WHAT IS REQUIRED:
First find the line with "mfma4(f32x4 a, f32x4" in the entries below, then set down exactly every line through the line with "lines not shown", that line included.

─── DATA TO USE

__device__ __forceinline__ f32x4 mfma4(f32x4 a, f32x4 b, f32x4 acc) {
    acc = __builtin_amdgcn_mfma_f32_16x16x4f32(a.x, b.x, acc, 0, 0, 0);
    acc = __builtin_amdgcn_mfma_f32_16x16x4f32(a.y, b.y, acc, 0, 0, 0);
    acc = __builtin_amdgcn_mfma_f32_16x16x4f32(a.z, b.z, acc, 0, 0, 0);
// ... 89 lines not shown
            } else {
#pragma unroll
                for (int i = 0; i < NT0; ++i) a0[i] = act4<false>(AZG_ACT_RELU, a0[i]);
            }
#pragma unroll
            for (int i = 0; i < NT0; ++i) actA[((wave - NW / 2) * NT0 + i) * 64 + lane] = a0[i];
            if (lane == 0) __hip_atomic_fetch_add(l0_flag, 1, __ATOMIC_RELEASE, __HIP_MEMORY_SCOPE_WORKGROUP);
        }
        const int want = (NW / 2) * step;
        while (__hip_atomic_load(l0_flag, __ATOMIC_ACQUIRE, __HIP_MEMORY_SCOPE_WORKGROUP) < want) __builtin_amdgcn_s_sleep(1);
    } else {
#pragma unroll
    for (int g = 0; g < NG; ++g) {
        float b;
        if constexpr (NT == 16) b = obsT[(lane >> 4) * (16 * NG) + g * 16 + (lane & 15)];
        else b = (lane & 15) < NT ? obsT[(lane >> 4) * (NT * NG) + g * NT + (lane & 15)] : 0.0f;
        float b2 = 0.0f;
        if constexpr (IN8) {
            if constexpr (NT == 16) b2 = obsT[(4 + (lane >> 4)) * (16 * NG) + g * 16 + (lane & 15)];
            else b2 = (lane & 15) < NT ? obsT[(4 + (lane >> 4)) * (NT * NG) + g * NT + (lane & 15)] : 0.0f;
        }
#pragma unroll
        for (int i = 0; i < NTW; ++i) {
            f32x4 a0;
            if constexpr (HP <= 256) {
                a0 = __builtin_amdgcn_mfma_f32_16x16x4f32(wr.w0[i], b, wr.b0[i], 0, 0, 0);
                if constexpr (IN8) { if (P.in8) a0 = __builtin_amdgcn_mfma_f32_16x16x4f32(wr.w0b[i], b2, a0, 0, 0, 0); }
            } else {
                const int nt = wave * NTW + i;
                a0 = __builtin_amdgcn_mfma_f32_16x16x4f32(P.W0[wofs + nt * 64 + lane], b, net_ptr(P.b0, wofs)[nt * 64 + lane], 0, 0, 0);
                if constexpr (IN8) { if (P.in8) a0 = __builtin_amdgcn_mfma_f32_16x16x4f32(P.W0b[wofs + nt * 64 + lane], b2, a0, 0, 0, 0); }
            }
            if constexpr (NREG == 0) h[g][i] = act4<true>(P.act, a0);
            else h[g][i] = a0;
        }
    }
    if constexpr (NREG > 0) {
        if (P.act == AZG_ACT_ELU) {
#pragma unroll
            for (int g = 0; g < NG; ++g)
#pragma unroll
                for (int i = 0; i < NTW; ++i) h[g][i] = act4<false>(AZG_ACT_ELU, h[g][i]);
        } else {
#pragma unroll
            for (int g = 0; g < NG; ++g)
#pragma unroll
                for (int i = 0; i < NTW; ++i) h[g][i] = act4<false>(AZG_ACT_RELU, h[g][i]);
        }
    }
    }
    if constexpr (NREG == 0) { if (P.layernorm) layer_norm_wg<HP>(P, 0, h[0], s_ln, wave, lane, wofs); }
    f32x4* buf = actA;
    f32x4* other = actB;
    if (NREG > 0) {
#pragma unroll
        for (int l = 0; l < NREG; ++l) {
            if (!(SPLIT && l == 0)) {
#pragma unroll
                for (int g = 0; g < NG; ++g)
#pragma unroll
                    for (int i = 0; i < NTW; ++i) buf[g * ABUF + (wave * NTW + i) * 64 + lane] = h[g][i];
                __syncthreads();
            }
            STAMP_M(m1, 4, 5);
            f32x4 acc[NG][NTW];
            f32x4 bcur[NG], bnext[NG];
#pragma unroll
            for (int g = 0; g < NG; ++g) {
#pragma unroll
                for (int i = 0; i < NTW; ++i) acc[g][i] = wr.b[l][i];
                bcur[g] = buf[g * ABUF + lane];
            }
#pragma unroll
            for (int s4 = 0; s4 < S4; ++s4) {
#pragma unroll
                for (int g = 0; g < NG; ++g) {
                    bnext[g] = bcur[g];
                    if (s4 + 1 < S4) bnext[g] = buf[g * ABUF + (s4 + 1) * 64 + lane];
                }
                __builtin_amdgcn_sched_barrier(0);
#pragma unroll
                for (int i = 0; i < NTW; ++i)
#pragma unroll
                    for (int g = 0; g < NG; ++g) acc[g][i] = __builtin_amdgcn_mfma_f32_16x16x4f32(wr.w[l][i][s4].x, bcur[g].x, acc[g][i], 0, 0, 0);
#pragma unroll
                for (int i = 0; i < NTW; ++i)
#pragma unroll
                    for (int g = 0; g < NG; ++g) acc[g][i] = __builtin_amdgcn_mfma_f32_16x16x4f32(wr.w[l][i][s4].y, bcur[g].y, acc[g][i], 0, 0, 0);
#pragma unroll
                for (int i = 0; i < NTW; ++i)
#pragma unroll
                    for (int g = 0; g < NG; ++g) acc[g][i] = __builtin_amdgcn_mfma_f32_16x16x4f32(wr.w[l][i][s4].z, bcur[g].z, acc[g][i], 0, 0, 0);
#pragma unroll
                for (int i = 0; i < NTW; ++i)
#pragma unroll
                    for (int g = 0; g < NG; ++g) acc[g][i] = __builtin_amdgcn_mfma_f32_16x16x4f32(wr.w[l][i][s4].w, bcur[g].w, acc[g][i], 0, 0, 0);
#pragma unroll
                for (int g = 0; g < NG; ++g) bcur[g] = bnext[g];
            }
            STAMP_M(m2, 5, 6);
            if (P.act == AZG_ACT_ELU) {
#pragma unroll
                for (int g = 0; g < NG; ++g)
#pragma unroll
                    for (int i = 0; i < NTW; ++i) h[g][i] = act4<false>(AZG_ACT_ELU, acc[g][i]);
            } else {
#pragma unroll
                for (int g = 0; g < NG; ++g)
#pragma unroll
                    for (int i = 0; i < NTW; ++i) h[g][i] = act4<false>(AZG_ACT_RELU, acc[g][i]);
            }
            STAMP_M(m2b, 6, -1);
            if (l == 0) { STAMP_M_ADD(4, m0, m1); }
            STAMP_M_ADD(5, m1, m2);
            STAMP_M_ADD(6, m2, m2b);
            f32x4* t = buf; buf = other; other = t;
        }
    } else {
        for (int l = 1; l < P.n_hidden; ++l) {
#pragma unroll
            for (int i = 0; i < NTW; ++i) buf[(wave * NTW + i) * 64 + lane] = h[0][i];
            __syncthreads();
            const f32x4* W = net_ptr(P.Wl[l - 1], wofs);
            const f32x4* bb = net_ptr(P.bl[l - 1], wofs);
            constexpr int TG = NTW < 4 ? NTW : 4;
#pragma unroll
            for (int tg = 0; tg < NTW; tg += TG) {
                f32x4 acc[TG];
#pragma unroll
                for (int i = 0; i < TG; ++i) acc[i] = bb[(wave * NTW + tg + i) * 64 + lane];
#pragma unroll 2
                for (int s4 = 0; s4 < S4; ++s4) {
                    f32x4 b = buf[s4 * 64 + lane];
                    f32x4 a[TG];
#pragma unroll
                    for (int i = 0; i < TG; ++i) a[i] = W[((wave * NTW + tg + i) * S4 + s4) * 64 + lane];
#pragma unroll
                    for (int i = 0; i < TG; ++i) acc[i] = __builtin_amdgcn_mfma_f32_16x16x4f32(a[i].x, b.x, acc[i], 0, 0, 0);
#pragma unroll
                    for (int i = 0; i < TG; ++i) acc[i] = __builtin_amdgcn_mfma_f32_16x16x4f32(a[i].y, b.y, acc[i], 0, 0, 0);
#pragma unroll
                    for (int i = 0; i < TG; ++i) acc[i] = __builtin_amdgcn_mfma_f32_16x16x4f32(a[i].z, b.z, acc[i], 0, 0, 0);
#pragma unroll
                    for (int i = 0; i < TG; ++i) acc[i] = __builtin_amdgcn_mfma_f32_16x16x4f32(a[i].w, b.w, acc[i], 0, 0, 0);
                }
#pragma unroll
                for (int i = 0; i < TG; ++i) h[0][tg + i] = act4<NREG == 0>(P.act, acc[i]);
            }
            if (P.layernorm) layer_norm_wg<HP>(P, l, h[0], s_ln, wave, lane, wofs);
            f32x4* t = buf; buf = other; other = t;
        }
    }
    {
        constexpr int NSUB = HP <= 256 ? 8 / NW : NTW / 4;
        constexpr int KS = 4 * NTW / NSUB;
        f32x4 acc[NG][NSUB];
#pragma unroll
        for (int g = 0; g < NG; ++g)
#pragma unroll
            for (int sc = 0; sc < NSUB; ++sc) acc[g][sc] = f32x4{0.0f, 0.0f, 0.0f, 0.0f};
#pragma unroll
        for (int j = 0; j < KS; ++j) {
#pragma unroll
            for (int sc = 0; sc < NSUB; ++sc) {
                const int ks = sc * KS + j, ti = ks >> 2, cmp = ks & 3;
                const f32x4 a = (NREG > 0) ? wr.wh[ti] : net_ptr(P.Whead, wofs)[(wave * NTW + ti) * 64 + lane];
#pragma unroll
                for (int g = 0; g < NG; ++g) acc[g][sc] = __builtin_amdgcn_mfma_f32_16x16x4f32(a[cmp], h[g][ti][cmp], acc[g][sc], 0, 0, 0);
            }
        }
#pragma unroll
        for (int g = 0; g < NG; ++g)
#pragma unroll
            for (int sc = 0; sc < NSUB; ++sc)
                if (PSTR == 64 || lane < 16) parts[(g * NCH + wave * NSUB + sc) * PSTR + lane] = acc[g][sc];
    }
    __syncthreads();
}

──────
─── DATA TO USE

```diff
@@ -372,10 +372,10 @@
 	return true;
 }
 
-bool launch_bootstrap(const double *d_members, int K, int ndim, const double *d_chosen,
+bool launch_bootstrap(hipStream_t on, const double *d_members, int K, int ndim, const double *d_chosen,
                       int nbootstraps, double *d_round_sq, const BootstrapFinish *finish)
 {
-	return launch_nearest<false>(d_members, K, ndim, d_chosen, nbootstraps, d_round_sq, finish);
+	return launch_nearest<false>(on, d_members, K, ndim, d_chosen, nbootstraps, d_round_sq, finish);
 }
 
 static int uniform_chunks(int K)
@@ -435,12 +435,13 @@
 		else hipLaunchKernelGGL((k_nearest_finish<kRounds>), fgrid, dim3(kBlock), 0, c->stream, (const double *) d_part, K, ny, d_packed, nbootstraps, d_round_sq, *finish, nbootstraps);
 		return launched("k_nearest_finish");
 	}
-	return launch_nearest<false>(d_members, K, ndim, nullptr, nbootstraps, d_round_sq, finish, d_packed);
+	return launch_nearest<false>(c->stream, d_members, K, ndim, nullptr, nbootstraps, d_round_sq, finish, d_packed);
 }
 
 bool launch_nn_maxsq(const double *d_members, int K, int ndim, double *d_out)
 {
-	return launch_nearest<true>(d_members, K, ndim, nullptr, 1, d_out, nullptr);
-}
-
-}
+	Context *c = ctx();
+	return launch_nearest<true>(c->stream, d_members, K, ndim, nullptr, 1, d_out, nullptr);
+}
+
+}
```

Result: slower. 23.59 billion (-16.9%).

──────
─── DATA TO USE

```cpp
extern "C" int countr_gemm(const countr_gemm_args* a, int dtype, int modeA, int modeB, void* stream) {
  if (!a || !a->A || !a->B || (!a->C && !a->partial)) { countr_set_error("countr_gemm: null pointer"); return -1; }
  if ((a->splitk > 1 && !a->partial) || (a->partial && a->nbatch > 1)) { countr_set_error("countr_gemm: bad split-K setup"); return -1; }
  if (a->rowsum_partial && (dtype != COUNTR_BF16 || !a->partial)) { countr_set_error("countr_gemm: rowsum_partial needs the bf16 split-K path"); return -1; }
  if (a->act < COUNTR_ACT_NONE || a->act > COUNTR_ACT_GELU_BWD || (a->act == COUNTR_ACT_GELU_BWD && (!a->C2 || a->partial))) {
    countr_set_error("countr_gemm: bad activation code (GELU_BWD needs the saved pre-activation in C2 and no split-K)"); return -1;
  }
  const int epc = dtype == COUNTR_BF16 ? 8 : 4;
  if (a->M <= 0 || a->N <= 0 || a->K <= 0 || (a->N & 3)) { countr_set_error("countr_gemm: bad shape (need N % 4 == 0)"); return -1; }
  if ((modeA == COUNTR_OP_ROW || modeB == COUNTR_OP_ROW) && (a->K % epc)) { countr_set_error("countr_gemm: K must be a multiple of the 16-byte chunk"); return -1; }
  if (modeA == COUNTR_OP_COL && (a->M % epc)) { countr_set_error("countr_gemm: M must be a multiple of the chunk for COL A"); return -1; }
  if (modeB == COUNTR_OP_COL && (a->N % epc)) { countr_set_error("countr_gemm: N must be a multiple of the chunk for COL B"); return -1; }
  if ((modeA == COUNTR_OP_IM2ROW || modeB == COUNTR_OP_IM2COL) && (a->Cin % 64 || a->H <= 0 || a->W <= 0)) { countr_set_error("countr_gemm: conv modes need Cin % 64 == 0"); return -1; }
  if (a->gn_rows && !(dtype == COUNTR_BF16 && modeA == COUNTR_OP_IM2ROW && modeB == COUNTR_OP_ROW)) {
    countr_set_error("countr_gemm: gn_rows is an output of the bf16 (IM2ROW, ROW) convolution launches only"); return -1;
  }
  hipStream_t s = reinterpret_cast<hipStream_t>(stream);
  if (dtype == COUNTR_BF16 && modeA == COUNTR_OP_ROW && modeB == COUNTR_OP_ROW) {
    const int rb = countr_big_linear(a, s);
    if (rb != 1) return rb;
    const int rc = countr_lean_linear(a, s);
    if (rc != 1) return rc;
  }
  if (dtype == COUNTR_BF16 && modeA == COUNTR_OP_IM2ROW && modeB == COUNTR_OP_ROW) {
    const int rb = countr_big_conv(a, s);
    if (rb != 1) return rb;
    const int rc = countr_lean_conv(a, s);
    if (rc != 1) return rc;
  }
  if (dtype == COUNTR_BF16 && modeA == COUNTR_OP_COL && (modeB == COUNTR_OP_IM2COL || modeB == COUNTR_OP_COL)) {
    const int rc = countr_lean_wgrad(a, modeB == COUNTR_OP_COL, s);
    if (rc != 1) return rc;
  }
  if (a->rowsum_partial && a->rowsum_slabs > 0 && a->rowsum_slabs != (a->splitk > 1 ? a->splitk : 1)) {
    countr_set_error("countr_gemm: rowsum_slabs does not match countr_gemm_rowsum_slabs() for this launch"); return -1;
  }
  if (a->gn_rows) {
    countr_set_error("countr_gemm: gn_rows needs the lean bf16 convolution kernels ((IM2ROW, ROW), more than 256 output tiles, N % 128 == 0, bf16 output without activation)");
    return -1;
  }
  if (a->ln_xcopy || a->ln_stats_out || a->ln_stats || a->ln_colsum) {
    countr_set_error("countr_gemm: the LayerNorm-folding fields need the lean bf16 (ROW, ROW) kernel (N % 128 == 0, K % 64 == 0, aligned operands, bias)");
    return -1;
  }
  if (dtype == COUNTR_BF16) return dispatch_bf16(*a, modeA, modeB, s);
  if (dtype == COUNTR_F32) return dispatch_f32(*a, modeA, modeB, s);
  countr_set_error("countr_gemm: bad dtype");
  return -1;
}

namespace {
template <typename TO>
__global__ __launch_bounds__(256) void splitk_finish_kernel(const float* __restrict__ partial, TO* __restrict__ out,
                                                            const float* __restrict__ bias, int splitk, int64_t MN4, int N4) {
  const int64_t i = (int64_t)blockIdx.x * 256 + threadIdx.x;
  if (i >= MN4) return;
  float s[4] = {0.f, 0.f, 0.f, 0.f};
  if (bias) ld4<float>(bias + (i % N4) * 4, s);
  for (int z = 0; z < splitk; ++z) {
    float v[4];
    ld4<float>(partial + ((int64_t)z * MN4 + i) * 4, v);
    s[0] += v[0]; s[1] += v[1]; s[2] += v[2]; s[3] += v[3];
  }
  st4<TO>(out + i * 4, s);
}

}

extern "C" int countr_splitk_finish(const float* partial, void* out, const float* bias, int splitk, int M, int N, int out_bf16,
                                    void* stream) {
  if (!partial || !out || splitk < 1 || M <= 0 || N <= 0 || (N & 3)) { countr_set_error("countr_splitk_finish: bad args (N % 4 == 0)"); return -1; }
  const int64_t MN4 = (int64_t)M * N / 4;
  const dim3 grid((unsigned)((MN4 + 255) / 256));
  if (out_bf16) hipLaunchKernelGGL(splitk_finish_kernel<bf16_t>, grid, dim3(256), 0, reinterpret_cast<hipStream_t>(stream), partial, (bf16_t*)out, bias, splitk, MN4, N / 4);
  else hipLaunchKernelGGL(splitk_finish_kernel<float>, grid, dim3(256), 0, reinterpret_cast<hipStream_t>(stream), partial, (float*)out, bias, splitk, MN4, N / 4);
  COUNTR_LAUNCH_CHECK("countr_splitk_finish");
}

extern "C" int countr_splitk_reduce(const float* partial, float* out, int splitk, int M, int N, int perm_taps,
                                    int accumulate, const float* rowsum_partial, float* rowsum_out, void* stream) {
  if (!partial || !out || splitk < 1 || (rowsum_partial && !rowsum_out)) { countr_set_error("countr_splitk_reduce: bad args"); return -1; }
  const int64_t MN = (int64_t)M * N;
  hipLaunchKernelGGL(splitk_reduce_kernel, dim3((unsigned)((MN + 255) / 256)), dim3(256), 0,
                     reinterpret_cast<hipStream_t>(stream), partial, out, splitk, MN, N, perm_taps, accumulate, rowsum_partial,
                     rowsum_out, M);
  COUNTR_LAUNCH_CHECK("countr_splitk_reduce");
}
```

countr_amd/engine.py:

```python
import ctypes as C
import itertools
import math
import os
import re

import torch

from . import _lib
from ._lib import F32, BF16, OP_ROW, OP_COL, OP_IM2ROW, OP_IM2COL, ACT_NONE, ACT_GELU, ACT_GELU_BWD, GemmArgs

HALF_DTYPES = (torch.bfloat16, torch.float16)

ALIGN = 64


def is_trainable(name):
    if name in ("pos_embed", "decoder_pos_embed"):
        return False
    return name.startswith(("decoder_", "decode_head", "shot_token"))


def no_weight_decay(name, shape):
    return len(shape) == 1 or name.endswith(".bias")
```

──────

ANSWER TO THIS EXERCISE:
__device__ __forceinline__ f32x4 mfma4(f32x4 a, f32x4 b, f32x4 acc) {
    acc = __builtin_amdgcn_mfma_f32_16x16x4f32(a.x, b.x, acc, 0, 0, 0);
    acc = __builtin_amdgcn_mfma_f32_16x16x4f32(a.y, b.y, acc, 0, 0, 0);
    acc = __builtin_amdgcn_mfma_f32_16x16x4f32(a.z, b.z, acc, 0, 0, 0);
// ... 89 lines not shown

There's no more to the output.